The data:

#####

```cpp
int32_t qe_filter_project_source(qe_ctx *ctx, const qe_batch *batch, const qe_expr *filter,
                                 const qe_expr *const *projections, int32_t nproj, const char **out);
int32_t qe_filter_project_geometry(qe_ctx *ctx, const qe_batch *batch, const qe_expr *filter,
                                   const qe_expr *const *projections, int32_t nproj, int32_t *out_chosen,
                                   int32_t *out_from_cache);
int32_t qe_filter_project_conjunct_order(qe_ctx *ctx, const qe_batch *batch, const qe_expr *filter,
                                         const qe_expr *const *projections, int32_t nproj, int32_t *out_order, int32_t capacity,
                                         int32_t *out_nconj);
enum { QE_FORM_RING = 0, QE_FORM_TWO_PASS = 1, QE_FORM_DENSE = 2, QE_FORM_PER_NODE = 3, QE_FORM_NO_FILTER = 4,
       QE_FORM_LOCAL = 5 ,
        QE_FORM_GROUPBY_DENSE = 8, QE_FORM_GROUPBY_HASHED = 9,
       QE_FORM_GROUPBY_HASH_PARTITIONED = 10  };
int32_t qe_ctx_last_form(const qe_ctx *ctx);
int32_t qe_stream_read_bandwidth(qe_ctx *ctx, int64_t nbytes, int32_t reps, double *out_gbps);

int32_t qe_stream_read_write_time(qe_ctx *ctx, int64_t nbytes, int32_t write_every, int32_t reps, double *out_ms,
                                  double *out_written_bytes);

#ifdef __cplusplus
}
#endif
#endif
```

### queryengine_amd/csrc/qe_api.cpp

```cpp
#include <algorithm>
#include <cmath>
#include <cstdio>
#include <cstdlib>
#include <functional>
#include <sstream>

#include "qe_exec.h"
#include "qe_kernels.h"
#include "qe_pernode.h"
#include "qe_scan.h"

using namespace qe;

namespace {

constexpr double kDenseFromSelectivity = 0.12;
constexpr double kLocalUpToSelectivity = 0.03;
constexpr int64_t kSampleFromRows = 8ll << 20;

FusedGeometry geometry_of(const qe_ctx *ctx) {
    FusedGeometry g;
    const int t = ctx->opts.tuning[0], u = ctx->opts.tuning[1];
    if (t == 64 || t == 128 || t == 256 || t == 512 || t == 1024) g.threads = t;
    const int mw = ctx->opts.tuning[3] / 100;
// ... 139 lines not shown
    plan->kernel = ctx->jit->get(plan->cg.source, "qe_fused", rq.load);
    ctx->plans[k] = plan;
    return plan;
}

}

namespace {

void PlanGeometry::narrow_plan_wide_candidate() {
    if (wide && !in.dense && !agg_fns && in.group_keys.empty()) {
        size_t inbytes = 0;
        for (int c : plan->cg.used_cols) inbytes += (size_t)value_bytes(in.schema[(size_t)c].type);
        if (inbytes <= 16) {
            const FusedGeometry dflt = geometry_of(ctx);
            in.geo.subs_per_chunk = dflt.subs_per_chunk;
            in.geo.ring_entries = dflt.ring_entries;
        }
    }
}

void PlanGeometry::lds_table_1024_threads() {
    if (!in.group_keys.empty() && !plan->cg.hashed && !plan->cg.table_in_lds && ctx->opts.tuning[0] == 0 &&
        (size_t)plan->cg.ngroups * plan->cg.table_words * 8 <= 144 * 1024) {
        in.geo.threads = 1024;
        analyze();
    }
}

void PlanGeometry::hash_partitioned_tile() {
    if (plan->cg.hp && ctx->opts.tuning[1] == 0 && ctx->opts.tuning[0] == 0) {
        in.geo.threads = 512;
        int u = 4;
        auto lines_lds = [&](int uu) {
            const size_t R = (size_t)std::max(1, plan->cg.hp_line_recs), P = (size_t)plan->cg.nparts;
            const size_t tile = (size_t)(in.geo.threads / 64) * 128 * uu, lines = (tile + (P <= 256 ? 2 : 1) * (R - 1) * P + R - 1) / R;
            return lines * 132 + ((P + 3) & ~(size_t)3) * (P <= 256 ? 24 : 16) + 64;
        };
        if (plan->cg.hp_line_recs && lines_lds(4) > 156 * 1024) {
            in.hp_lines = 0;
            analyze();
        }
        if (plan->cg.hp_line_recs) {
            while (u > 1 && lines_lds(u) > 156 * 1024) u /= 2;
        } else {
            const size_t rec = (size_t)(1 + plan->cg.nvals) * 8;
            while (u > 1 && (size_t)(in.geo.threads / 64) * 128 * u * rec > 128 * 1024) u /= 2;
        }
        in.geo.unroll = u;
    }
}

void PlanGeometry::partitioned_tile_512_threads() {
    if (plan->cg.partitioned && !plan->cg.hp && plan->cg.nparts > 128 && ctx->opts.tuning[0] == 0 && in.geo.threads == 256 &&
        8 + plan->cg.part_shift + 13 <= 32 && (size_t)8 * in.geo.sub_rows() * (1 + plan->cg.nvals) * 8 <= 128 * 1024) {
        in.geo.threads = 512;
    }
}

void PlanGeometry::hashed_unroll() {
    if (plan->cg.hashed && ctx->opts.tuning[1] == 0 && in.geo.unroll > 4) {
        in.geo.unroll = 4;
    }
}

void PlanGeometry::dense_lds_tile() {
    if (in.dense) {
        const size_t rowbytes = std::max<size_t>(output_row_bytes(plan->cg.outs), 1);
        auto tile_bytes = [&]() { return (size_t)(in.geo.threads / 64) * 128 * in.geo.unroll * rowbytes; };
        const size_t limit = 64 * 1024;
        while (tile_bytes() > limit && in.geo.unroll > 1 && ctx->opts.tuning[1] == 0) in.geo.unroll /= 2;
        while (tile_bytes() > limit && in.geo.threads > 128 && ctx->opts.tuning[0] == 0) in.geo.threads /= 2;
        if (tile_bytes() > 150 * 1024)
            fail(QE_ERR_UNSUPPORTED, "projection list too wide for the dense kernel's LDS tile (" + std::to_string(rowbytes) + " bytes per output row)");
    }
}

void PlanGeometry::ring_lds_budget() {
    if (!agg_fns && in.filter && !in.dense) {
        const size_t rowbytes = std::max<size_t>(output_row_bytes(plan->cg.outs), 1);
        if (ctx->opts.tuning[7] / 100 == 0) in.geo.nbuf = 2;
        if (ctx->opts.tuning[0] == 0) {
            const size_t limit = 96 * 1024;
            while (in.geo.threads > 64 && (size_t)(in.geo.threads / 64) * in.geo.nbuf * in.geo.ring_entries * rowbytes > limit)
                in.geo.threads /= 2;
        }
        if ((size_t)(in.geo.threads / 64) * in.geo.nbuf * in.geo.ring_entries * rowbytes > 156 * 1024)
            fail(QE_ERR_UNSUPPORTED, "projection list too wide for the fused kernel's LDS buffers (" + std::to_string(rowbytes) +
                                         " bytes per output row); use QE_EXEC_PER_NODE");
    }
}

void PlanGeometry::register_estimate() {
    auto dwords = [](int t) { return (t == QE_DOUBLE || t == QE_INT64) ? 2 : 1; };
    for (;;) {
        int in_dw = 0, out_dw = 0, nbool = 1, in_nulls = 0;
        for (int c : plan->cg.used_cols) {
            in_dw += dwords(in.schema[c].type);
            in_nulls += in.schema[c].nullable ? 1 : 0;
        }
        for (const OutSpec &o : plan->cg.outs) {
            out_dw += dwords(o.type);
            nbool += o.nullable ? 1 : 0;
        }
        const int est = 2 * in.geo.unroll * (std::max(in_dw, out_dw) + nbool - 1) + (in_nulls ? in.geo.unroll : 0) + 54;
        plan->est_regs = est;
        if (((est > 168 && in.geo.unroll > 4) || (est > 300 && in.geo.unroll > 2)) && ctx->opts.tuning[1] == 0 && !wide) {
            in.geo.unroll /= 2;
            if (!in.dense) in.geo.subs_per_chunk *= 2;
            continue;
        }
        in.geo.min_waves = est <= 120 ? 4 : est <= 168 ? 3 : est <= 256 ? 2 : 1;
        break;
    }
}

void PlanGeometry::compile_without_scratch() {
    for (;;) {
        plan->cg = generate_fused_source(in);
        plan->kernel = ctx->jit->get(plan->cg.source, "qe_fused", false);
        if (ctx->jit->last_scratch <= 0) break;
        const bool can_retry = in.geo.min_waves > 1 || (in.geo.unroll > 2 && ctx->opts.tuning[1] == 0);
        if (can_retry) ctx->jit->reject(plan->cg.source, ctx->jit->last_scratch);
        if (in.geo.min_waves > 2) {
            in.geo.min_waves--;
        } else if (in.geo.unroll > 2 && ctx->opts.tuning[1] == 0) {
            in.geo.unroll /= 2;
            if (!in.dense) in.geo.subs_per_chunk *= 2;
            in.geo.min_waves = 3;
        } else if (in.geo.min_waves > 1) {
            in.geo.min_waves--;
        } else {
            break;
        }
    }
}

}

namespace qe {
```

#####

Exercise brief: Your job is to return all lines above that hold the word "nvals".

Your solution:
            const size_t rec = (size_t)(1 + plan->cg.nvals) * 8;
        8 + plan->cg.part_shift + 13 <= 32 && (size_t)8 * in.geo.sub_rows() * (1 + plan->cg.nvals) * 8 <= 128 * 1024) {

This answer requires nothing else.